- **Instructions to follow**:
The lines needed are those below that contain the word "include"; copy each one.

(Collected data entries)

= = =

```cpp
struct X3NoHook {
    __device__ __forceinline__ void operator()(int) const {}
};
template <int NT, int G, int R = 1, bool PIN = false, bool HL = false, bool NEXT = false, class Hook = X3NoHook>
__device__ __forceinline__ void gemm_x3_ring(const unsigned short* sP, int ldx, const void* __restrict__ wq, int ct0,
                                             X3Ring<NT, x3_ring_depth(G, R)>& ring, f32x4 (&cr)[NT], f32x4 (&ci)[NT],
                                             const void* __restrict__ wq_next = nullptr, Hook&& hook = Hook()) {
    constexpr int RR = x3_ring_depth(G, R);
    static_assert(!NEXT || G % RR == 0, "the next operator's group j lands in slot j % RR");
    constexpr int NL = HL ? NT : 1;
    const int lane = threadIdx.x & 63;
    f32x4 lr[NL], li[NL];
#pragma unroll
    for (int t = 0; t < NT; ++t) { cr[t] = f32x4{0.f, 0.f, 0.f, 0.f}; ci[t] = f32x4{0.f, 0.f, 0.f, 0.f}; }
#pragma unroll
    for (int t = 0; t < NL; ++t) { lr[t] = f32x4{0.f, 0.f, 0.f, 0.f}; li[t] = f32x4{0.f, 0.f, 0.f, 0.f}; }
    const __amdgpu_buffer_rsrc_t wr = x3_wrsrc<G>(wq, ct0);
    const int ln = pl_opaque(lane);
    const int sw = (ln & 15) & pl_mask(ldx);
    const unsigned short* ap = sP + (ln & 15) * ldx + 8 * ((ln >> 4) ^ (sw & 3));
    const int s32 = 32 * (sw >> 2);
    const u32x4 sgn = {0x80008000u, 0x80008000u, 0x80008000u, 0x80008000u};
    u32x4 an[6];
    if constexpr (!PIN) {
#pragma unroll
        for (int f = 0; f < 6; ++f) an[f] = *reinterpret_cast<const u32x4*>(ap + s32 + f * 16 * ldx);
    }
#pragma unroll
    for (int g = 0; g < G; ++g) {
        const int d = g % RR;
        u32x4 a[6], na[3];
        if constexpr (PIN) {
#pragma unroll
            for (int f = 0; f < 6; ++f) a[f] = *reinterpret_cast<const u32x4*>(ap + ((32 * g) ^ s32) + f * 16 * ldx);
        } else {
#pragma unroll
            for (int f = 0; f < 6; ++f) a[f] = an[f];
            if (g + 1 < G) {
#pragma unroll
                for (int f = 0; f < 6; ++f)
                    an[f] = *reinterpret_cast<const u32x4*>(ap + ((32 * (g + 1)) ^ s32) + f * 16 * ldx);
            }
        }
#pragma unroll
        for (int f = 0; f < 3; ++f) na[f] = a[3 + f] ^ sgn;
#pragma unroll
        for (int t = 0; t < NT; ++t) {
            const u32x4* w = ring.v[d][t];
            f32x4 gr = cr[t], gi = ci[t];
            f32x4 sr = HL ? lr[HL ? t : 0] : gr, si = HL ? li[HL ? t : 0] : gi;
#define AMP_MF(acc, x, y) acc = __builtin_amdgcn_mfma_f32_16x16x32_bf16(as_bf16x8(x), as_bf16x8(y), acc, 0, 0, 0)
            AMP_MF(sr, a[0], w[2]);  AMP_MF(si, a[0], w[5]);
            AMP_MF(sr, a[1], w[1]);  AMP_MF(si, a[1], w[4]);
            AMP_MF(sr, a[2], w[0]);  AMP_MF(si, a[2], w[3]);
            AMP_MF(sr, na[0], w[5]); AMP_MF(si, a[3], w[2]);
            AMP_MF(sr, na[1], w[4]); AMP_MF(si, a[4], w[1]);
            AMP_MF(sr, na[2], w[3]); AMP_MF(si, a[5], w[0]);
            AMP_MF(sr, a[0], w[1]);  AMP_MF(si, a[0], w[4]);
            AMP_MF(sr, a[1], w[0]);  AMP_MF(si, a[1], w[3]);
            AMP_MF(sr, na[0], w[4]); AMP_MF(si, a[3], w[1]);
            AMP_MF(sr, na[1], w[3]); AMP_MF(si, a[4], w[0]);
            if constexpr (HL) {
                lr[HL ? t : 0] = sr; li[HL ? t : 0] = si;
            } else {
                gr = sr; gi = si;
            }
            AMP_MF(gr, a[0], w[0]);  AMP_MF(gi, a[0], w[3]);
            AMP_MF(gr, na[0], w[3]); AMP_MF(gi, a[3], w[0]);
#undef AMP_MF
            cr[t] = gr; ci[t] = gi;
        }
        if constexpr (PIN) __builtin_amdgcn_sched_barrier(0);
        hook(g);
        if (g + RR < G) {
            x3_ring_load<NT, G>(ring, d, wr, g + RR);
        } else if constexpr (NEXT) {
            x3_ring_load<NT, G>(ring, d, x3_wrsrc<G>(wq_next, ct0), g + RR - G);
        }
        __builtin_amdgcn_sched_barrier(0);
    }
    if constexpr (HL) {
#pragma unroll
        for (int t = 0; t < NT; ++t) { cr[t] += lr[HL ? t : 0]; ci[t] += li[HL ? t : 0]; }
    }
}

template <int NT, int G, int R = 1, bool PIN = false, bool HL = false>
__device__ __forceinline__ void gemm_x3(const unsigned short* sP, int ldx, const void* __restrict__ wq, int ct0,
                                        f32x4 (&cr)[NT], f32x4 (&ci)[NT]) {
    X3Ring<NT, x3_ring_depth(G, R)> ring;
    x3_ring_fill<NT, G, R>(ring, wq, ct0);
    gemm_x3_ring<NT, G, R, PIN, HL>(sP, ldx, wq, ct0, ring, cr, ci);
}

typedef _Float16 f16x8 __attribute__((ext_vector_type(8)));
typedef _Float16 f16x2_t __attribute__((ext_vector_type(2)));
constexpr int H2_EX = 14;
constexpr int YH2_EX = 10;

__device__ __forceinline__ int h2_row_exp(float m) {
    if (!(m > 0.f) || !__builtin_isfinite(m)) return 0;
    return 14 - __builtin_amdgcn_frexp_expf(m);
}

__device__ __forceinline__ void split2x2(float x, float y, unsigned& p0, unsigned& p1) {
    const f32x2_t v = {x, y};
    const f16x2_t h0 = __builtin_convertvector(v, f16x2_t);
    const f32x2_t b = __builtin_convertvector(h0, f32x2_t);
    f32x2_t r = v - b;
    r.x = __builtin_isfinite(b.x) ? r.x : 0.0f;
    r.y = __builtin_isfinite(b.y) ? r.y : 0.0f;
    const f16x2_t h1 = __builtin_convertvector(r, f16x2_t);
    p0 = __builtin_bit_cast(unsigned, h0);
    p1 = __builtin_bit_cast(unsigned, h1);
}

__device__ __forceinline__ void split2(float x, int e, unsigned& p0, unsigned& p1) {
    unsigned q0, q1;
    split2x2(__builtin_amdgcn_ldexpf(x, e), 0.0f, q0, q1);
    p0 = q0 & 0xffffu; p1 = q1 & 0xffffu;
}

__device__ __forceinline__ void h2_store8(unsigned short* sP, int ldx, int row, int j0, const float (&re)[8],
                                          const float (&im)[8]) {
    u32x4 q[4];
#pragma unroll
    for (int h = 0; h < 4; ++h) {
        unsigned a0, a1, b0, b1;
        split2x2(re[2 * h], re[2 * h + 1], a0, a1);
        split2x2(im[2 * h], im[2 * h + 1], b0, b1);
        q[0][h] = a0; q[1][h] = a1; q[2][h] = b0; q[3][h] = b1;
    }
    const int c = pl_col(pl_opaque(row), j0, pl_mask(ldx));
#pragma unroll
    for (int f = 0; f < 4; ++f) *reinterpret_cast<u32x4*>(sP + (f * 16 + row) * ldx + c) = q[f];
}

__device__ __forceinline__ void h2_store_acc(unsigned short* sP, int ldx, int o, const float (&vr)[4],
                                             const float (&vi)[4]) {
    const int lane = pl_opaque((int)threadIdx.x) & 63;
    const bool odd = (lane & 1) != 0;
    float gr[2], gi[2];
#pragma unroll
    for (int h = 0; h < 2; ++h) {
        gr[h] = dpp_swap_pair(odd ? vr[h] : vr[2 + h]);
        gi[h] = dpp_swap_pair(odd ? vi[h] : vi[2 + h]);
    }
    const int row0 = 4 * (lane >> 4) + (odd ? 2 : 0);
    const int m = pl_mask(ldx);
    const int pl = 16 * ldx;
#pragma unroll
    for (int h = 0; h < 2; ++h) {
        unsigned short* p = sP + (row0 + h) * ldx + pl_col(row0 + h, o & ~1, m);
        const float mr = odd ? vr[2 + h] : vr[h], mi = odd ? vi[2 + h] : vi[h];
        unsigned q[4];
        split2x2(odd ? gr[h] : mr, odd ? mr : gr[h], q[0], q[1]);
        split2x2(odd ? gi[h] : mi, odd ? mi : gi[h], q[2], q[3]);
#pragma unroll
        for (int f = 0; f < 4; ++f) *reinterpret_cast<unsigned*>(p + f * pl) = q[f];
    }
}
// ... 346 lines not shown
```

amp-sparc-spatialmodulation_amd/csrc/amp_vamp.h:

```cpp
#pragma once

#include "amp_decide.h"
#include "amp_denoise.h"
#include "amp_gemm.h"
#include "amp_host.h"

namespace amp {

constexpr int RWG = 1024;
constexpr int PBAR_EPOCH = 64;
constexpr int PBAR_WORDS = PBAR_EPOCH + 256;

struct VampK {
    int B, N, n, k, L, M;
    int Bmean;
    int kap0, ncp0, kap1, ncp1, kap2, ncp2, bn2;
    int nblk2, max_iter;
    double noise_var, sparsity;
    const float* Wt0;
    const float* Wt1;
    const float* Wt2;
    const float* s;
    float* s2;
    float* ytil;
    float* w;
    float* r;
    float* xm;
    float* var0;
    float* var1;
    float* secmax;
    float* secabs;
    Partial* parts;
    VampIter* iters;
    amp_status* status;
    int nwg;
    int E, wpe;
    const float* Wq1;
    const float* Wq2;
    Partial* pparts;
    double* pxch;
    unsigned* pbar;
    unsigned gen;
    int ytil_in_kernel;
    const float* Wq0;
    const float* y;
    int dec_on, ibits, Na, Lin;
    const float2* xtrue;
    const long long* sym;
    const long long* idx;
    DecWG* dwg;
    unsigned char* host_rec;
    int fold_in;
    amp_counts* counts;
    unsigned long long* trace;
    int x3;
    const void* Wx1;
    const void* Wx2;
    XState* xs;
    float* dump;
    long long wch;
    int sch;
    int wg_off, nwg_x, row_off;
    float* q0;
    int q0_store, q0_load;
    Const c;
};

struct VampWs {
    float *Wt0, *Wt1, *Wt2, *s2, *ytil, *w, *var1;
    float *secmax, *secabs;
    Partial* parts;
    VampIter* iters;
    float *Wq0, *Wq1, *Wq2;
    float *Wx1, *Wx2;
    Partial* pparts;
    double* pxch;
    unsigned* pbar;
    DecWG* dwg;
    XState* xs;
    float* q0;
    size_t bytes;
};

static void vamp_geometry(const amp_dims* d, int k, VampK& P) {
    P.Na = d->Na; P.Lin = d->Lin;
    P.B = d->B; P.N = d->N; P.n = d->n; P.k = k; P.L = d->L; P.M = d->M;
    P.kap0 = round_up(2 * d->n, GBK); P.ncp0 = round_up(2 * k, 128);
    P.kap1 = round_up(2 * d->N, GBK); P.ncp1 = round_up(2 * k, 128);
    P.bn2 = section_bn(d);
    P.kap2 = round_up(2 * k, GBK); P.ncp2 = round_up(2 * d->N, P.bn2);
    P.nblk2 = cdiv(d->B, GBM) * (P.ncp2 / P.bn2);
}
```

= = =

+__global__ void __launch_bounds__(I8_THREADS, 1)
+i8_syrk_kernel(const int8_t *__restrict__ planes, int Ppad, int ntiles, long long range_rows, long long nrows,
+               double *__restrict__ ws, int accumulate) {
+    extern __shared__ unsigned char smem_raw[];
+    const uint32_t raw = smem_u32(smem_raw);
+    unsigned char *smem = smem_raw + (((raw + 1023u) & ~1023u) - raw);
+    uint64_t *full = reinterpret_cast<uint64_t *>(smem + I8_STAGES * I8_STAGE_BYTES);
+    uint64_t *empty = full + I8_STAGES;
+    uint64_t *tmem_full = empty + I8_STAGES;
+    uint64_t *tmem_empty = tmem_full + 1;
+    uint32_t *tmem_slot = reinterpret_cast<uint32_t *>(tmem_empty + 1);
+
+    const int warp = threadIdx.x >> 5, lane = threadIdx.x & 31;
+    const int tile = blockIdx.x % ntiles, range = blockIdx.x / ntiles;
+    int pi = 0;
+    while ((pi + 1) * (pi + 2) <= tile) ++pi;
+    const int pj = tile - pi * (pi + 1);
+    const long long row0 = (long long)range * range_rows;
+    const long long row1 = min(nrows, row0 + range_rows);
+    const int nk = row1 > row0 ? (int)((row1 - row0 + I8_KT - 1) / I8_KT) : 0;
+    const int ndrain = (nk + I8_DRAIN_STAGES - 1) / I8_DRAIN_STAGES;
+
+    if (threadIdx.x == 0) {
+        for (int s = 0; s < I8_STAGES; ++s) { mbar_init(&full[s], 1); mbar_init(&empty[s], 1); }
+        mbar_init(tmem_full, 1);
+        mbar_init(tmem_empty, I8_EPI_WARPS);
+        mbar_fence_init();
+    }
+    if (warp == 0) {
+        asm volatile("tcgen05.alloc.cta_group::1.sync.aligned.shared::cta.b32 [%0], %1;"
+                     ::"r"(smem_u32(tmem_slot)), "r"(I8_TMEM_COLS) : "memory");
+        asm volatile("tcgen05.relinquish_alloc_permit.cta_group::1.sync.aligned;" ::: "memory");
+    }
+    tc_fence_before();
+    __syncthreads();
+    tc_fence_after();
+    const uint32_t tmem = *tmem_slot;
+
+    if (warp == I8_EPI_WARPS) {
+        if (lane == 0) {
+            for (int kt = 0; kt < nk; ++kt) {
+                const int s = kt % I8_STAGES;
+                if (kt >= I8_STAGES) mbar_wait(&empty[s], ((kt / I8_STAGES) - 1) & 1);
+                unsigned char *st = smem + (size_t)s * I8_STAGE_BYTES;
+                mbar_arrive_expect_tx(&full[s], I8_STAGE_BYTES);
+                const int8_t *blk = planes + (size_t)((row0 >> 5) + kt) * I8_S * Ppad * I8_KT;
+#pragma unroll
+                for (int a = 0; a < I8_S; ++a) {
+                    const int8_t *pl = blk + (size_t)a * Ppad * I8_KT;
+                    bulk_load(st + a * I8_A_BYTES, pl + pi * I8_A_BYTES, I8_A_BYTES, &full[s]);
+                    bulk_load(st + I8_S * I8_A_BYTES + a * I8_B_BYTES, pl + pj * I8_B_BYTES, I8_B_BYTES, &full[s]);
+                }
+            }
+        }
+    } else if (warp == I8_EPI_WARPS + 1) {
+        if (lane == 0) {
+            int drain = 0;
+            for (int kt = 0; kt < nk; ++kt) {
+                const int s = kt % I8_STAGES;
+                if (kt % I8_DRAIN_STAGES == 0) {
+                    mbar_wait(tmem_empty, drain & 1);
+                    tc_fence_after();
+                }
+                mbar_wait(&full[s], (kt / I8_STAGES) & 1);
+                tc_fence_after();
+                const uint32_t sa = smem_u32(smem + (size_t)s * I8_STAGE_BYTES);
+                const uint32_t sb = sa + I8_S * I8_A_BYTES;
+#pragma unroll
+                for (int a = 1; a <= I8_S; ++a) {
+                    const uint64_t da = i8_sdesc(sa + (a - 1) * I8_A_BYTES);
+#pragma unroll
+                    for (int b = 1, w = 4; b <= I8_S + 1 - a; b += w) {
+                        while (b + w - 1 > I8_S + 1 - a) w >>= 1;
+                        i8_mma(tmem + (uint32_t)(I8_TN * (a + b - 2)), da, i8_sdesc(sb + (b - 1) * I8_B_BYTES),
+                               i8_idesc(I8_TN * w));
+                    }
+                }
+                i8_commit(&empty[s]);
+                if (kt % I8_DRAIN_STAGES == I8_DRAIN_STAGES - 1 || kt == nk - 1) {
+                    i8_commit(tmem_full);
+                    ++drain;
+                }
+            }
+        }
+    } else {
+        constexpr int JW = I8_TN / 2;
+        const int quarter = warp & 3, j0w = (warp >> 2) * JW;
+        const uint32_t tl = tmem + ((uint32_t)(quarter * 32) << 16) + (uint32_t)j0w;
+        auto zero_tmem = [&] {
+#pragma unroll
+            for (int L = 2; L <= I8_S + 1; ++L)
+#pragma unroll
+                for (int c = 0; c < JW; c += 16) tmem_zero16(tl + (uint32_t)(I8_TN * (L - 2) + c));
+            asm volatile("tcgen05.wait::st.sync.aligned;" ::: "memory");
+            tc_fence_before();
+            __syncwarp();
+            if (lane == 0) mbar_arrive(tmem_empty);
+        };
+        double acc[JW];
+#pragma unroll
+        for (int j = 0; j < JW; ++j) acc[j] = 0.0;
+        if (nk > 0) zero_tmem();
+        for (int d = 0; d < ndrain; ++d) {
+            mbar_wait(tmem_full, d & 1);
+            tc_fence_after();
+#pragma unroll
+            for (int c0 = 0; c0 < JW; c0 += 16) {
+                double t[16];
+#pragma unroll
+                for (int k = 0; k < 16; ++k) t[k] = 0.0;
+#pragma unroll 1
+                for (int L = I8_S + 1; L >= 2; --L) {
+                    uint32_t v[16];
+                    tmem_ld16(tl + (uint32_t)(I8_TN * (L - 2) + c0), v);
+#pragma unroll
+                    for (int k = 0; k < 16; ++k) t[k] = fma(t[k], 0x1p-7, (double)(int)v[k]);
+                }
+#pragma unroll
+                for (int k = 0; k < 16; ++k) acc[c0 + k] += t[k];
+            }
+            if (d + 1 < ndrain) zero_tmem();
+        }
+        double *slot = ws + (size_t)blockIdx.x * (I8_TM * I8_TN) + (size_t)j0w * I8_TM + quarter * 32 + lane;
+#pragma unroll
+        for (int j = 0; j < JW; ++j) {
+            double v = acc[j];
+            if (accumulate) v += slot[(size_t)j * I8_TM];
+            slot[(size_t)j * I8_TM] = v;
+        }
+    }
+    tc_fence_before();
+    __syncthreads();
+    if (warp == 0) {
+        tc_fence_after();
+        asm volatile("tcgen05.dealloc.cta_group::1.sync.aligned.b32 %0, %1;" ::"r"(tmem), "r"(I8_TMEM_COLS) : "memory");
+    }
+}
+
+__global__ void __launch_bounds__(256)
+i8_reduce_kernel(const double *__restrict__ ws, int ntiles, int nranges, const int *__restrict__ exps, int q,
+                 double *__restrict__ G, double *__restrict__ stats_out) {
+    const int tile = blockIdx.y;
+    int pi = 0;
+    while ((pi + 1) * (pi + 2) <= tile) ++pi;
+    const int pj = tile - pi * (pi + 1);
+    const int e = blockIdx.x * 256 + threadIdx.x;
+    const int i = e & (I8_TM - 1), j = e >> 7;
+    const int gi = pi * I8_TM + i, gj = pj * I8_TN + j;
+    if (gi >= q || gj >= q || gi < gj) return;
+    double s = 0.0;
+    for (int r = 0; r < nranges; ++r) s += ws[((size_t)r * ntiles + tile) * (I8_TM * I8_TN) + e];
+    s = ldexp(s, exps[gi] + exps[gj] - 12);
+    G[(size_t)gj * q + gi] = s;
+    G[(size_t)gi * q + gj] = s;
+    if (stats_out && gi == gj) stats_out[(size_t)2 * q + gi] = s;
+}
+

= = =

- **Solution for this exercise**:
#include "amp_decide.h"
#include "amp_denoise.h"
#include "amp_gemm.h"
#include "amp_host.h"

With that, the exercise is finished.